BEGIN INFORMATION SHOWN
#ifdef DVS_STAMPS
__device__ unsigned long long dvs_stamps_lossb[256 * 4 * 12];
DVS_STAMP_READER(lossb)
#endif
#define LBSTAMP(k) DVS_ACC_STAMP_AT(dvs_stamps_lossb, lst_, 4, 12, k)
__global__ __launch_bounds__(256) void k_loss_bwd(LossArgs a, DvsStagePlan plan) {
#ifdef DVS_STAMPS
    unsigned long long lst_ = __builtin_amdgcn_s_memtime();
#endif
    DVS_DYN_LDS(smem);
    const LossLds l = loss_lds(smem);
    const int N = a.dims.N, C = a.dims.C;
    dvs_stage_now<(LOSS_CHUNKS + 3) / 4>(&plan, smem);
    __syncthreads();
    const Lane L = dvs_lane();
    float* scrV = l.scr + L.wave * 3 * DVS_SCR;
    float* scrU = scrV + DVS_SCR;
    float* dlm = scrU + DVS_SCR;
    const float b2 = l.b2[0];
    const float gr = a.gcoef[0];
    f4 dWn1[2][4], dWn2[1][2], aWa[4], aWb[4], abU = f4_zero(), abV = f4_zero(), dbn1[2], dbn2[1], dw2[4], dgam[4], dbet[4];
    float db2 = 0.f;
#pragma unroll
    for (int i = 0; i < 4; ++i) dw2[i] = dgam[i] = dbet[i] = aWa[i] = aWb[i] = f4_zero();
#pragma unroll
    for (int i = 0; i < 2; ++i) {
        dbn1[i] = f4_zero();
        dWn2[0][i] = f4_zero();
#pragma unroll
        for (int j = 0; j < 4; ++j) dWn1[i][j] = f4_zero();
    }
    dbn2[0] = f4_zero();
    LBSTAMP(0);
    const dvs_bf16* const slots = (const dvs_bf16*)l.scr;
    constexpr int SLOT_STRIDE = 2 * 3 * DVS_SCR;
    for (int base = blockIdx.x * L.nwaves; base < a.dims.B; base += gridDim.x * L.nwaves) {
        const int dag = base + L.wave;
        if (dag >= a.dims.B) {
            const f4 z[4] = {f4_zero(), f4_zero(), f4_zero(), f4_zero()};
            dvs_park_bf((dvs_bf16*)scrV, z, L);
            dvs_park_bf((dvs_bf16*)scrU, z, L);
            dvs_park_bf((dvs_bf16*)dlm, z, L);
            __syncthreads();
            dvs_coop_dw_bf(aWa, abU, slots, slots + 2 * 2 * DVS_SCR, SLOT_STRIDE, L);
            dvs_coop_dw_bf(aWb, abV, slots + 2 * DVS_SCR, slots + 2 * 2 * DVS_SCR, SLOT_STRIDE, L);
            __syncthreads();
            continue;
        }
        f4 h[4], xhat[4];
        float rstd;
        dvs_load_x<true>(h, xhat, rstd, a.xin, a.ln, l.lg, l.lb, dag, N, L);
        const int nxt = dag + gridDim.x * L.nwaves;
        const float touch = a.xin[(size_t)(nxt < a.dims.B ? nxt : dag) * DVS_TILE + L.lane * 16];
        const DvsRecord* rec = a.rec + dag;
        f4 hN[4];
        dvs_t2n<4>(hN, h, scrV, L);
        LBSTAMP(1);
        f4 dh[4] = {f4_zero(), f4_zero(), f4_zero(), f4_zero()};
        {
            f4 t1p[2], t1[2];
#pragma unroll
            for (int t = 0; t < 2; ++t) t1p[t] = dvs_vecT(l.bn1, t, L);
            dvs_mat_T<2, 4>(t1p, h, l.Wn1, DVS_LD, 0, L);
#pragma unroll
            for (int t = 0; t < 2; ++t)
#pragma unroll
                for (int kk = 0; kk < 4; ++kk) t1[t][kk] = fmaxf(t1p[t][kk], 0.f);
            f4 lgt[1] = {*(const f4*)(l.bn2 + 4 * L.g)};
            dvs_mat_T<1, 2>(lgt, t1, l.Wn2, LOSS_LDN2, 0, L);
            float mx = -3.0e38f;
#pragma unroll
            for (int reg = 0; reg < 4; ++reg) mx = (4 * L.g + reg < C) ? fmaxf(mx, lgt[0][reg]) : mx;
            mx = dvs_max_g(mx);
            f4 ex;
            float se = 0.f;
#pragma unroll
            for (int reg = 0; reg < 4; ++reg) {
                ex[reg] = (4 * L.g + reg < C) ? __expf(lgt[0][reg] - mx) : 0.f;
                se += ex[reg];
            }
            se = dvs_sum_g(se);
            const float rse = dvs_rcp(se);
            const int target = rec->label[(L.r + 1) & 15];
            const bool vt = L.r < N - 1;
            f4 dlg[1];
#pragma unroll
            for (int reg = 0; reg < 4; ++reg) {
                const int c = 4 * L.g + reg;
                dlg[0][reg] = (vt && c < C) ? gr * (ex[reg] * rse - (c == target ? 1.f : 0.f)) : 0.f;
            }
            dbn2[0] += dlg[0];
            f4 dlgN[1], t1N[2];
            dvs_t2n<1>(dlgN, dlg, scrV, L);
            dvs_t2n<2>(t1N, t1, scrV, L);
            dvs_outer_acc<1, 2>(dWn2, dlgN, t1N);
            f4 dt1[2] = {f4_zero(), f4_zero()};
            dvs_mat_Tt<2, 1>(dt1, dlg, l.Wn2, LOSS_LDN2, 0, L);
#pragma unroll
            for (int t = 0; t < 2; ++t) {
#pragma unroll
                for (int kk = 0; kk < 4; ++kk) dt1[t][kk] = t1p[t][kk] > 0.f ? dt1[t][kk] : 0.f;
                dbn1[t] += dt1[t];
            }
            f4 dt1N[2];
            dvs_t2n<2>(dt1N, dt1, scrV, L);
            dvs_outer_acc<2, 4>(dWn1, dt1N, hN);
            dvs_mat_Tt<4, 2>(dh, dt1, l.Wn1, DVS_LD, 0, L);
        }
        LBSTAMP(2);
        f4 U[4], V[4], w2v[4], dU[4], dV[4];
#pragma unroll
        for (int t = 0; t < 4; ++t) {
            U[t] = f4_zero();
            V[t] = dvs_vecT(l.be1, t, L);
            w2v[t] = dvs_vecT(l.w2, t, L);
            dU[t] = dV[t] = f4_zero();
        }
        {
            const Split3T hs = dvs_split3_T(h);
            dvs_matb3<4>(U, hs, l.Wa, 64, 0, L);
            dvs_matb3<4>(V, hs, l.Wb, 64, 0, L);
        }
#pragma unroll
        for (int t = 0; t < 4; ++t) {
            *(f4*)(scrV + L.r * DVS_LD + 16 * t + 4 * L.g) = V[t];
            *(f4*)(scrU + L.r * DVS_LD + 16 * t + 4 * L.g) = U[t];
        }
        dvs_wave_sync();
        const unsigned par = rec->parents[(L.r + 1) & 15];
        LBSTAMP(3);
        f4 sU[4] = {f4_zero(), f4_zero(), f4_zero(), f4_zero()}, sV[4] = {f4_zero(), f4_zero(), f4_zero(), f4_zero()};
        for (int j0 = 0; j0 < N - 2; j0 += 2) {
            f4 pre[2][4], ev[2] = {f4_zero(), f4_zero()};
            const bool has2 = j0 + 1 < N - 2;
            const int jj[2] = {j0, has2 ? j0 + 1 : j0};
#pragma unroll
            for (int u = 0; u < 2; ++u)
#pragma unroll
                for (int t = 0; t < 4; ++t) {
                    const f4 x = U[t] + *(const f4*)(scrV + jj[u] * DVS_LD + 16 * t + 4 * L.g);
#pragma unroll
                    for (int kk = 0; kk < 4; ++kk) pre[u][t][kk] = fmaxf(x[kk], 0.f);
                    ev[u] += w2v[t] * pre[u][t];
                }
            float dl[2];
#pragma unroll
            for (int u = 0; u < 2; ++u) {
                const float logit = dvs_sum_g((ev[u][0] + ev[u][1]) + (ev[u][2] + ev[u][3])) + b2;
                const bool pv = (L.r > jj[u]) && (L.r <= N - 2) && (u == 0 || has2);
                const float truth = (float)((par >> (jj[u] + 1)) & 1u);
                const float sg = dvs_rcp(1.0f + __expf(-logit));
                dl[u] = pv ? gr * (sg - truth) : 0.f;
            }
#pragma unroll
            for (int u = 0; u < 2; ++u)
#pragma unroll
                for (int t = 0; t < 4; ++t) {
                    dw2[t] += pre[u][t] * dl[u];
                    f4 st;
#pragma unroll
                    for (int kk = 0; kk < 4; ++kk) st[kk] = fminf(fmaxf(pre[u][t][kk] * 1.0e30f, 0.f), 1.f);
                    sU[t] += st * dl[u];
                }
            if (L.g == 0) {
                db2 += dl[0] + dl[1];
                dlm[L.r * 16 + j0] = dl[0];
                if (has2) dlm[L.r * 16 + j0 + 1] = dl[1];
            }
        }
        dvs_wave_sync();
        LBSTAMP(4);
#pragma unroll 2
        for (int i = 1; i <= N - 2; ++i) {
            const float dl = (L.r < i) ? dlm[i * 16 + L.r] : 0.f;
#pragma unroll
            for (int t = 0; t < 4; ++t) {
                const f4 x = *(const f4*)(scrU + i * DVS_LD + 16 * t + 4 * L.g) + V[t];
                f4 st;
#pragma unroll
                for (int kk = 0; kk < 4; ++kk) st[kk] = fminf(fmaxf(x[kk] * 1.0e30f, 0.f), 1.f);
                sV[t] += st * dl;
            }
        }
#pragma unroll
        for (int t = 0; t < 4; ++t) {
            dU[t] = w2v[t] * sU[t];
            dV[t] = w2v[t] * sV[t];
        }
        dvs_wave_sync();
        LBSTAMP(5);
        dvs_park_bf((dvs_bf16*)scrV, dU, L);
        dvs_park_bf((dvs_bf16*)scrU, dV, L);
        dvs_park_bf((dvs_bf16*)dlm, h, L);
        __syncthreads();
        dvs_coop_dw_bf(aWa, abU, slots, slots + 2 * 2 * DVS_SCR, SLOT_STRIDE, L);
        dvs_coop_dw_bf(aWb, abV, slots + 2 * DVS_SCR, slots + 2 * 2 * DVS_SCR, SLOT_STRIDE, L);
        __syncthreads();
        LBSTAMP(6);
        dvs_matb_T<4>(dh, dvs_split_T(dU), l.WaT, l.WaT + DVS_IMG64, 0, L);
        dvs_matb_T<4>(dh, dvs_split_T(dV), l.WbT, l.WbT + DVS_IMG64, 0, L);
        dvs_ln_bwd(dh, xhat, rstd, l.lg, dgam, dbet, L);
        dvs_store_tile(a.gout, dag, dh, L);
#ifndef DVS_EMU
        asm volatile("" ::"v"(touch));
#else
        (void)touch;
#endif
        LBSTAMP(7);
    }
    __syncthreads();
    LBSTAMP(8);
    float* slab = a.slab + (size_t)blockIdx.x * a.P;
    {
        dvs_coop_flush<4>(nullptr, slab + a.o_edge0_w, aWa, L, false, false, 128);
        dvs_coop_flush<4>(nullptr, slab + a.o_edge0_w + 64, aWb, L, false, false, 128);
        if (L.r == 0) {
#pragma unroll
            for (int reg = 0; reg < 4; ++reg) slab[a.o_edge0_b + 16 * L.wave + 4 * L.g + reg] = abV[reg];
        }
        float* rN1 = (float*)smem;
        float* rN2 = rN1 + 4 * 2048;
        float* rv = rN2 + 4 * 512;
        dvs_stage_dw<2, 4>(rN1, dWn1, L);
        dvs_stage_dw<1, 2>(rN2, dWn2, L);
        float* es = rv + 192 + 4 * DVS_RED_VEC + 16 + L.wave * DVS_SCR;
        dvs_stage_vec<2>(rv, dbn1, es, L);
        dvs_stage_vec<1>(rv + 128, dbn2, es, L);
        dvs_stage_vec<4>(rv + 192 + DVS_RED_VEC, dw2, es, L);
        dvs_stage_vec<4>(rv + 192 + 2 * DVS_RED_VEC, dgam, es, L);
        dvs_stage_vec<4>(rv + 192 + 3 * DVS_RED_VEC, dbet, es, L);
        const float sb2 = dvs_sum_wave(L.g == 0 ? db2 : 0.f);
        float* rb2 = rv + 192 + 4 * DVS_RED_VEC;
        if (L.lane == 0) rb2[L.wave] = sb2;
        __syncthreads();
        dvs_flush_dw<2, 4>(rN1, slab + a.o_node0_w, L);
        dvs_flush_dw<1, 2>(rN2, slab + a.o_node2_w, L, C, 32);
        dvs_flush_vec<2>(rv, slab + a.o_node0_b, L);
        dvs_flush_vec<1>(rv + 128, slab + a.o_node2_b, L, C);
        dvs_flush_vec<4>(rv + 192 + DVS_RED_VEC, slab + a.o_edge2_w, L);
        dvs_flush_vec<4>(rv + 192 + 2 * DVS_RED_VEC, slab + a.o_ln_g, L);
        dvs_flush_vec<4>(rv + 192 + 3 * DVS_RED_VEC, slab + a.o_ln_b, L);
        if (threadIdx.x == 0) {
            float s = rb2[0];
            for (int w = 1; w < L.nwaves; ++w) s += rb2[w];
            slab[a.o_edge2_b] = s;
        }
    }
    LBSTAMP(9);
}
END INFORMATION SHOWN
BEGIN INFORMATION SHOWN
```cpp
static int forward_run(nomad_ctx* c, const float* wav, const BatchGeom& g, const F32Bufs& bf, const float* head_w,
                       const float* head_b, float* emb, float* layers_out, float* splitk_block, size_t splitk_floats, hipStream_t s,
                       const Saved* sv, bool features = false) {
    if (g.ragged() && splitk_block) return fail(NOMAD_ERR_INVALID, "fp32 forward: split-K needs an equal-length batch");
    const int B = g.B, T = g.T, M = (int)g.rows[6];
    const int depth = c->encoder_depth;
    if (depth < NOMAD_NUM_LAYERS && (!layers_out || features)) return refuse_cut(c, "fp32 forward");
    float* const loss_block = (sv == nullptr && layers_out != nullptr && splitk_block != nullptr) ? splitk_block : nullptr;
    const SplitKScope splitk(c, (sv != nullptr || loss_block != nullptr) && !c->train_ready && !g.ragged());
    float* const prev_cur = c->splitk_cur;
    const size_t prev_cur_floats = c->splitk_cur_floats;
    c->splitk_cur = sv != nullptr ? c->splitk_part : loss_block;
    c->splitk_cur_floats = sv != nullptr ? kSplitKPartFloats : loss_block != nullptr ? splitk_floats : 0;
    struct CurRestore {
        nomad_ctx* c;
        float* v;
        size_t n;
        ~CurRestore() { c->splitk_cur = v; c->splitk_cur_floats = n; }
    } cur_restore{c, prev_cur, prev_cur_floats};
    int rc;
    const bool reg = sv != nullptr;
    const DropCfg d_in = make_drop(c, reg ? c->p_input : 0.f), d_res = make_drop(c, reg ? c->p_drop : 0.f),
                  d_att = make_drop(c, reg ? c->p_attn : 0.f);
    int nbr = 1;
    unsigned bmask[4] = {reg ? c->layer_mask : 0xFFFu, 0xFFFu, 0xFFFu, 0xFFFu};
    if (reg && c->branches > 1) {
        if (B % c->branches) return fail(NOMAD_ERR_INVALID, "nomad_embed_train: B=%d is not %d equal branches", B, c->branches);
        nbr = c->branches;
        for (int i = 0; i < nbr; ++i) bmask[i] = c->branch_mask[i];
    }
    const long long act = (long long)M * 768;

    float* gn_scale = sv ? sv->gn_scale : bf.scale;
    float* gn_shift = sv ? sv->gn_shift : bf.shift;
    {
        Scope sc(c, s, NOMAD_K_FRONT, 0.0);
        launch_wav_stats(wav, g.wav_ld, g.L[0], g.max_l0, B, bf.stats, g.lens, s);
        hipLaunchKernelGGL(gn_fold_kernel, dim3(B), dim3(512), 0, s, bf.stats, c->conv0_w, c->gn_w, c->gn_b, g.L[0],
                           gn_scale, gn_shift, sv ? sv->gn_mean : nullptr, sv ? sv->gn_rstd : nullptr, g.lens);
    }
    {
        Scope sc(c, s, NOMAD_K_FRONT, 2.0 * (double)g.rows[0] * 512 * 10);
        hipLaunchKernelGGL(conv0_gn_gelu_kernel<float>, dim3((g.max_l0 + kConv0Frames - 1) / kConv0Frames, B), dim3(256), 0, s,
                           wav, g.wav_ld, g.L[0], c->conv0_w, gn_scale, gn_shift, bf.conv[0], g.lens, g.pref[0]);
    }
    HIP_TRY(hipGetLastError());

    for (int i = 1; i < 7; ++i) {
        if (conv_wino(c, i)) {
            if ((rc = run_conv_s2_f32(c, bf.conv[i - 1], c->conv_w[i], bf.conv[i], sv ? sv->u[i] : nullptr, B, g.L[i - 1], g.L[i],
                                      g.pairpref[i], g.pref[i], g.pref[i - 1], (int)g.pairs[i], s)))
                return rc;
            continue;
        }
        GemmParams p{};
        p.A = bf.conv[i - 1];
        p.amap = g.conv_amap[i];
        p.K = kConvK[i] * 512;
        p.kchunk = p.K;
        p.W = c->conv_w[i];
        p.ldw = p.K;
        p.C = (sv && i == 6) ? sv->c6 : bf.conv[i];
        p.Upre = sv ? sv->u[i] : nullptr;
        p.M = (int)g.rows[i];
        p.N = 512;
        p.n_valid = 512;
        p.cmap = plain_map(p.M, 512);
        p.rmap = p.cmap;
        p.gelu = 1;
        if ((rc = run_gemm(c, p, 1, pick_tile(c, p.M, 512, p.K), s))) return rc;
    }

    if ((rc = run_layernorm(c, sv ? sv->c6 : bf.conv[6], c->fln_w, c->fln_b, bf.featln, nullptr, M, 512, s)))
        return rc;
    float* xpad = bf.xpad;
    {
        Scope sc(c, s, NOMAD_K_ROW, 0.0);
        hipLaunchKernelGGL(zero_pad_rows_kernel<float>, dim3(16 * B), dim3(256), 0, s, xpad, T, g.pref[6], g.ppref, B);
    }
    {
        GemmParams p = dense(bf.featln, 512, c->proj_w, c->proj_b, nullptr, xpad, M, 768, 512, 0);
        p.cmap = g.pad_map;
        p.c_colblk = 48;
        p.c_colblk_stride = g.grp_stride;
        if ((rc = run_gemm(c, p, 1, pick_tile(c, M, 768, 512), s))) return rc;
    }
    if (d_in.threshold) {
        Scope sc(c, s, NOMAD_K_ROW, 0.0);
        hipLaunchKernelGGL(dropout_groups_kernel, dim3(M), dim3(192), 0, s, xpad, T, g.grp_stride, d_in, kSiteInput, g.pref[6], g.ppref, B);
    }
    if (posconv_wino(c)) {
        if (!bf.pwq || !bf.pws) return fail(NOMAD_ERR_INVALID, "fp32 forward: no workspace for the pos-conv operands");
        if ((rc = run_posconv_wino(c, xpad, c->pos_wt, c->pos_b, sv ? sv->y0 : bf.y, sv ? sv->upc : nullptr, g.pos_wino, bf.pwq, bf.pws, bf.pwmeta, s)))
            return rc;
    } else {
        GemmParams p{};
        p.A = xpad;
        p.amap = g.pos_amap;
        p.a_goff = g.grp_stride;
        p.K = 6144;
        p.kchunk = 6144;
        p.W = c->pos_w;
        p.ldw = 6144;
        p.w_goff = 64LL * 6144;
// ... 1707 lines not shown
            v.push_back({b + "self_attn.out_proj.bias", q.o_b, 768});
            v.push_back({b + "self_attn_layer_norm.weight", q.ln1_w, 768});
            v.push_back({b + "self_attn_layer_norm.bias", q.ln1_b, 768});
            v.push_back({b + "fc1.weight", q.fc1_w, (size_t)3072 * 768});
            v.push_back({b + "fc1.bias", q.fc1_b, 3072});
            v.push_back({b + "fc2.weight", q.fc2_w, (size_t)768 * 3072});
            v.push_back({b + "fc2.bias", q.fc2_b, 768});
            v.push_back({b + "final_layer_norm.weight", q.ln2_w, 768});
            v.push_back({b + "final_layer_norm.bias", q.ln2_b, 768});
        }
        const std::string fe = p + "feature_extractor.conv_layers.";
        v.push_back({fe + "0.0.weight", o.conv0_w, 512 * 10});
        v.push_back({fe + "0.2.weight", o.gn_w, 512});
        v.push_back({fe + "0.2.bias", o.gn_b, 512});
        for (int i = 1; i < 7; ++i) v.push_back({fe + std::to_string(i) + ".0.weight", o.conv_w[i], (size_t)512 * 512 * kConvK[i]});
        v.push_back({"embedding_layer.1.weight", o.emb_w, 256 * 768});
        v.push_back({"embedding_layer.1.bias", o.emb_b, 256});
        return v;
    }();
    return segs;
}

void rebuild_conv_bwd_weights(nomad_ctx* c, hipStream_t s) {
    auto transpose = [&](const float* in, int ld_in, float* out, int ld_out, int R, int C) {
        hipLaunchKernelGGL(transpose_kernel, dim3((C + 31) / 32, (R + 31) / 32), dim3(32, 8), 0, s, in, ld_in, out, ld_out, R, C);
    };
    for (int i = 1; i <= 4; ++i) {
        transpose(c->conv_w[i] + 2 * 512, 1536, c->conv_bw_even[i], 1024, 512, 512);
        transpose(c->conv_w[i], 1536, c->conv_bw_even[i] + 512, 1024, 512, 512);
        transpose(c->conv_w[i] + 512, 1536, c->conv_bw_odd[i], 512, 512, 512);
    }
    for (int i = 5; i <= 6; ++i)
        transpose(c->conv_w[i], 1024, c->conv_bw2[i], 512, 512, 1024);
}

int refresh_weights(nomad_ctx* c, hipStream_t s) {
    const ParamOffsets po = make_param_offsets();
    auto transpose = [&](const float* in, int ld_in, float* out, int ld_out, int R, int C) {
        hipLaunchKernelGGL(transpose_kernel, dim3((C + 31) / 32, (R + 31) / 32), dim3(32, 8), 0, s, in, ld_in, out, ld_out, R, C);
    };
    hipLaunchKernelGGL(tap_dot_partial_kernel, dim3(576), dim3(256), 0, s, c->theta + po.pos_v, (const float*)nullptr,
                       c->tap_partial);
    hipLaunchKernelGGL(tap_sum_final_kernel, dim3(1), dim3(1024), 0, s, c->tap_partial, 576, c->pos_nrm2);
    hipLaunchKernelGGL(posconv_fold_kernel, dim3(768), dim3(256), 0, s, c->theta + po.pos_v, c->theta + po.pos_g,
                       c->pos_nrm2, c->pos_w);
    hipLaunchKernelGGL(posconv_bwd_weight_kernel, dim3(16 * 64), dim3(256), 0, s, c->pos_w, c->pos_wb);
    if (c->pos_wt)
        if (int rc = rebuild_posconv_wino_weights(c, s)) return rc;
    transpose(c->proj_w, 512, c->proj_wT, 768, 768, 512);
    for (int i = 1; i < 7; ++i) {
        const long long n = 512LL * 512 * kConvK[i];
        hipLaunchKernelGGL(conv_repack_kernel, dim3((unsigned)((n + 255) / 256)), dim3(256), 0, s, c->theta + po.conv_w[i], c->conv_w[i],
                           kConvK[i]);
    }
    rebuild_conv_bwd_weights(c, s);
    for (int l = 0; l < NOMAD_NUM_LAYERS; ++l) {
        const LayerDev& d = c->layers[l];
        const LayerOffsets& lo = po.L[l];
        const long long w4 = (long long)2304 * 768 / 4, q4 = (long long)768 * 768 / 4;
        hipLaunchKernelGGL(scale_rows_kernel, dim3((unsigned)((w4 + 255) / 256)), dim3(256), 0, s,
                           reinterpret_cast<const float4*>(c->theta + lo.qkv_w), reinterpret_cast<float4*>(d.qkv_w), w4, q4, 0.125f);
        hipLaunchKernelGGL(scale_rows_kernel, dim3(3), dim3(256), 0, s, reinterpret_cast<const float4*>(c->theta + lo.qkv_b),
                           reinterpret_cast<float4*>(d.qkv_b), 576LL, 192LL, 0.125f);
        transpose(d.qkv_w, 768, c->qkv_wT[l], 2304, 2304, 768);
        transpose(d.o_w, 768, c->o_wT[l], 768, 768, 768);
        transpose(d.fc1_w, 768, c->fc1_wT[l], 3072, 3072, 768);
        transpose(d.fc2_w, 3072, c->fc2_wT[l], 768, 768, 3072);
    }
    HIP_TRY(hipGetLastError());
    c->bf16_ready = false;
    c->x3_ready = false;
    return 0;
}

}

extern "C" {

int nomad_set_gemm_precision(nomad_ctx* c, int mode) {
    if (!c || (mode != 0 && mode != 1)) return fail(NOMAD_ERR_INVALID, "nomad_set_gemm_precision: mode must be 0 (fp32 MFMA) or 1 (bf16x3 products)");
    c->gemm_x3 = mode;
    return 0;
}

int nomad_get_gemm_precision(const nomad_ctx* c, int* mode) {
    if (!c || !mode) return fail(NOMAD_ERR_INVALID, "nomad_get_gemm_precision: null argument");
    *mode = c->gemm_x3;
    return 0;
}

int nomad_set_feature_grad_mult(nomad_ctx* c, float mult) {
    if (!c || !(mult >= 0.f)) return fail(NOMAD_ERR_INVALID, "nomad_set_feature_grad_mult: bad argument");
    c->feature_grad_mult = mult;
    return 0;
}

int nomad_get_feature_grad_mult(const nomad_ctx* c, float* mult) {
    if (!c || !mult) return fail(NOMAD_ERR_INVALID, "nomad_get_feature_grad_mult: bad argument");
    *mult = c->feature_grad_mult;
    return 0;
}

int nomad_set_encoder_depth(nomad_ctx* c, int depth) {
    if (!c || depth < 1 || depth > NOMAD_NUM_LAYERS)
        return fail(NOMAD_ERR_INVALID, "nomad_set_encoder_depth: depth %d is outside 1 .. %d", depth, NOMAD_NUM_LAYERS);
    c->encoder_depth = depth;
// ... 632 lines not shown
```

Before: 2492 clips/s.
END INFORMATION SHOWN
## WHAT THE TASK ASKS
Using the listing above, say how many of its lines include "kConvK", offering nothing besides the number.

## ANSWER TO THE EXERCISE
4